Export all datasets in an R package
Lots of R packages come with datasets that are easily loaded into R using the data()
function.
I’ve recently been reading An Introduction to Statistical Learning by James, Witten, Hastie, and Tibshirani (available for free from their website), and the book has exercises that readers can do in R.
They have an R package, called ISLR2
, that includes several of the datasets used in the book and exercises.
While these data are easy to load into R, I wanted to have a way that I could use them anywhere.
So, I wrote this R script to save each dataset into a .csv, and put a repo with all of the .csv files on GitHub.
# File: save_ISLR_datasets.R
library(ISLR2)
library(readr)
# Load list of datasets
datasets <- data(package = "ISLR2")
# Pull out vector of dataset names
dataset_names <- datasets$results[,"Item"]

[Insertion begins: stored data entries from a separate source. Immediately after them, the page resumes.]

template <int KP, int NB, bool DBG = false>
__global__ void __launch_bounds__(kH2Threads, 1) k_dtw_scan_h2_long(const H2Params p) {
    extern __shared__ unsigned char smem_raw[];
    unsigned char* smem = smem_raw + ((128u - (s32(smem_raw) & 127u)) & 127u);
    unsigned char* sA = smem;
    unsigned char* sB = smem + (size_t)kH2ARing * kTcATileBytes;
    uint64_t* bars = reinterpret_cast<uint64_t*>(sB + kTcStages * kTcBTileBytes);
    uint64_t* a_full = bars;
    uint64_t* a_empty = bars + 4;
    uint64_t* b_full = bars + 8;
    uint64_t* b_empty = bars + 12;
    uint64_t* t_full = bars + 16;
    uint64_t* t_empty = bars + 18;
    uint32_t* tmem_slot = reinterpret_cast<uint32_t*>(bars + 20);
    unsigned long long* topk = reinterpret_cast<unsigned long long*>(bars + 32);

    const int warp = threadIdx.x >> 5, lane = threadIdx.x & 31;
    const uint32_t g = blockIdx.x / p.nslices, slice = p.slice_begin + blockIdx.x % p.nslices;
    asm volatile("griddepcontrol.launch_dependents;" ::: "memory");
    const uint32_t glen = p.group_len[g];
    const uint32_t L = glen & 0xFFFFu, lmin = glen >> 16;
    const uint32_t t0 = p.slice_tile[slice], t1 = p.slice_tile[slice + 1];
    const uint32_t ntiles = t1 - t0;

    if (threadIdx.x == 0) {
        for (int s = 0; s < 4; s++) mb_init(&a_full[s], 1), mb_init(&a_empty[s], 1);
        for (int s = 0; s < kTcStages; s++) mb_init(&b_full[s], 1), mb_init(&b_empty[s], 1);
        for (int s = 0; s < 2; s++) mb_init(&t_full[s], 1), mb_init(&t_empty[s], kH2DpWarps);
        asm volatile("fence.mbarrier_init.release.cluster;" ::: "memory");
    }
    if (warp == kH2DpWarps) {
        asm volatile("tcgen05.alloc.cta_group::1.sync.aligned.shared::cta.b32 [%0], %1;" ::"r"(s32(tmem_slot)), "r"(512u) : "memory");
        asm volatile("tcgen05.relinquish_alloc_permit.cta_group::1.sync.aligned;" ::: "memory");
    }
    tc_fence_before();
    __syncthreads();
    tc_fence_after();
    const uint32_t tmem_base = *tmem_slot;
    if (warp == kH2DpWarps) {
        if (lane == 0 && ntiles) {
            const uint32_t bars_s = s32(bars), sA_s = s32(sA), sB_s = s32(sB);
            const uint32_t a_full_s = bars_s, a_empty_s = bars_s + 32, b_full_s = bars_s + 64, b_empty_s = bars_s + 96, t_full_s = bars_s + 128,
                           t_empty_s = bars_s + 144;
            const uint32_t npieces = (L + 7) >> 3;
            const bool streaming = npieces > 4;
            const uint32_t total_pieces = streaming ? ntiles * npieces : npieces;
            const unsigned char* a_src = p.a_blocks + p.group_off[g];
            auto load_piece = [&](uint32_t n) {
                const uint32_t pc = n % npieces, slot = streaming ? (n & 3u) : pc;
                const uint32_t rows = min(8u, L - 8u * pc);
                mbs_expect_tx(a_full_s + 8 * slot, rows * kTcATileBytes);
                tmas_g2s(sA_s + slot * 8 * kTcATileBytes, a_src + (size_t)pc * 8 * kTcATileBytes, rows * kTcATileBytes, a_full_s + 8 * slot);
            };
            for (uint32_t n = 0; n < total_pieces && n < 4; n++) load_piece(n);
            const unsigned char* tile_src = p.tiles + (size_t)t0 * kTcBTileBytes;
            for (uint32_t n = 0; n < ntiles && n < (uint32_t)kTcStages; n++) {
                mbs_expect_tx(b_full_s + 8 * n, kTcBTileBytes);
                tmas_g2s(sB_s + n * kTcBTileBytes, tile_src + (size_t)n * kTcBTileBytes, kTcBTileBytes, b_full_s + 8 * n);
            }
            tile_src += (size_t)kTcStages * kTcBTileBytes;
            const uint32_t idesc = (0u << 4) | ((uint32_t)(kTcN >> 3) << 17) | ((uint32_t)(kTcM >> 4) << 24);
            uint32_t cnt = 0, stage = 0, sphase = 0, use_n = 0;
            for (uint32_t n = 0; n < ntiles; n++) {
                mbs_wait_sleep(b_full_s + 8 * stage, sphase);
                const uint64_t bdesc = tc_smem_desc_s<kTcN>(sB_s + stage * kTcBTileBytes);
                for (uint32_t pc = 0; pc < npieces; pc++, use_n++) {
                    const uint32_t slot = streaming ? (use_n & 3u) : pc;
                    if (streaming && use_n >= 1 && use_n + 3 < total_pieces) {
                        mbs_wait_sleep(a_empty_s + 8 * ((use_n - 1) & 3u), ((use_n - 1) >> 2) & 1);
                        load_piece(use_n + 3);
                    }
                    if (streaming || n == 0) mbs_wait_sleep(a_full_s + 8 * slot, streaming ? ((use_n >> 2) & 1) : 0u);
                    const uint64_t adesc0 = tc_smem_desc_s<kTcM>(sA_s + slot * 8 * kTcATileBytes);
                    const uint32_t rows = min(8u, L - 8u * pc);
                    for (uint32_t r = 0; r < rows; r += 2, cnt++) {
                        const uint32_t buf = cnt & 1;
                        if (cnt >= 2) mbs_wait_sleep(t_empty_s + 8 * buf, ((cnt >> 1) - 1) & 1);
// ... 229 lines not shown
        for (int slot = 0; slot < kH2Slots; slot++) {
            int segs[8] = {-1, -1, -1, -1, -1, -1, -1, -1}, whole[4] = {0, 0, 0, 0};
            uint32_t lens[2] = {0, 0};
            for (int e = 0; e < 2 * nb; e++) {
                const size_t pos = (size_t)slot * 2 * nb + e;
                if (pos < take) {
                    segs[e] = (int)order[o + pos];
                    lens[e >> 2] |= (uint32_t)len_of(order[o + pos]) << (8 * (e & 3));
                    if (e < 4) whole[e] = len_of(order[o + pos]);
                }
            }
            desc.push_back(make_int4(segs[0], segs[1], segs[2], segs[3]));
            desc.push_back(make_int4(segs[4], segs[5], segs[6], segs[7]));
            desc.push_back(make_int4((int)lens[0], (int)lens[1], ng, 0));
            desc.push_back(make_int4(whole[0], whole[1], whole[2], whole[3]));
        }
        push_tile(nb, ng, (24u + 16u * (uint32_t)(nb * ng)) * (nb == 4 ? 3u : 2u) / 2u, false);
        o += take;
    }
    while (cur_kind < 4) {
        d->h2_first_tile[cur_kind == 1 ? 1 : 2] = (uint32_t)tile_nb.size();
        cur_kind *= 2;
    }
    d->h2_first_tile[3] = (uint32_t)tile_nb.size();
    const uint32_t ntiles = (uint32_t)tile_nb.size();
    d->h2_ntiles = ntiles;
    d->h2_slices.clear();
    if (!ntiles) return SS_OK;
    SS_TRY(upload(ctx, d->d_h2_desc, desc.data(), desc.size()));
    DevBuf<uint8_t> d_nb;
    SS_TRY(upload(ctx, d_nb, tile_nb.data(), tile_nb.size()));
    SS_CUDA(ctx, d->d_h2_tiles.reserve((size_t)ntiles * kTcBTileBytes / 2));
    k_h2_dict_tiles<<<ntiles, kTcN, 0, ctx->stream>>>(d->d_mfcc.p, d->d_off.p, d->c, d->d_mu.p, d->d_h2_desc.p, d_nb.p, ntiles, d->tc_nb_scale,
                                                     reinterpret_cast<unsigned char*>(d->d_h2_tiles.p));
    SS_LAUNCHED(ctx);
    SS_CUDA(ctx, cudaStreamSynchronize(ctx->stream));
    float S = 1.0f;
    while (S * d->tc_max_nb > 4096.f) S *= 0.5f;
    while (S * d->tc_max_nb < 2048.f && S < 64.f) S *= 2.0f;
    d->h2_s0 = S;
    d->h2_s = S;
    d->h2_bmax = d->tc_max_abs;
    {
        DevBuf<uint32_t> d_n;
        SS_CUDA(ctx, d_n.reserve(1));
        k_h2_nsmid<<<1, 1, 0, ctx->stream>>>(d_n.p);
        SS_LAUNCHED(ctx);
        SS_CUDA(ctx, cudaMemcpyAsync(&d->h2_nsmid, d_n.p, sizeof(uint32_t), cudaMemcpyDeviceToHost, ctx->stream));
        SS_CUDA(ctx, cudaStreamSynchronize(ctx->stream));
    }
    d->h2_ready = true;
    return SS_OK;
}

# Create directory to save the .csv files
dir_for_data <- "data"
dir.create(dir_for_data)
# Function to save a dataset to a csv given its name
save_dataset_to_csv <- function(dataset_name){
data(list = dataset_name)
dataset_to_save <- get(dataset_name)
if(!is.data.frame(dataset_to_save)){
return(paste0("Failed to save ", dataset_name))
}
write_csv(dataset_to_save, file = paste0(dir_for_data, "/", dataset_name, ".csv"))
return(paste0("Saved ", dataset_name))
}
sapply(dataset_names, save_dataset_to_csv)
At present, it only saves datasets that are data.frame
s.
This code could be easily modified to save datasets from any package or save them to formats other than .csv.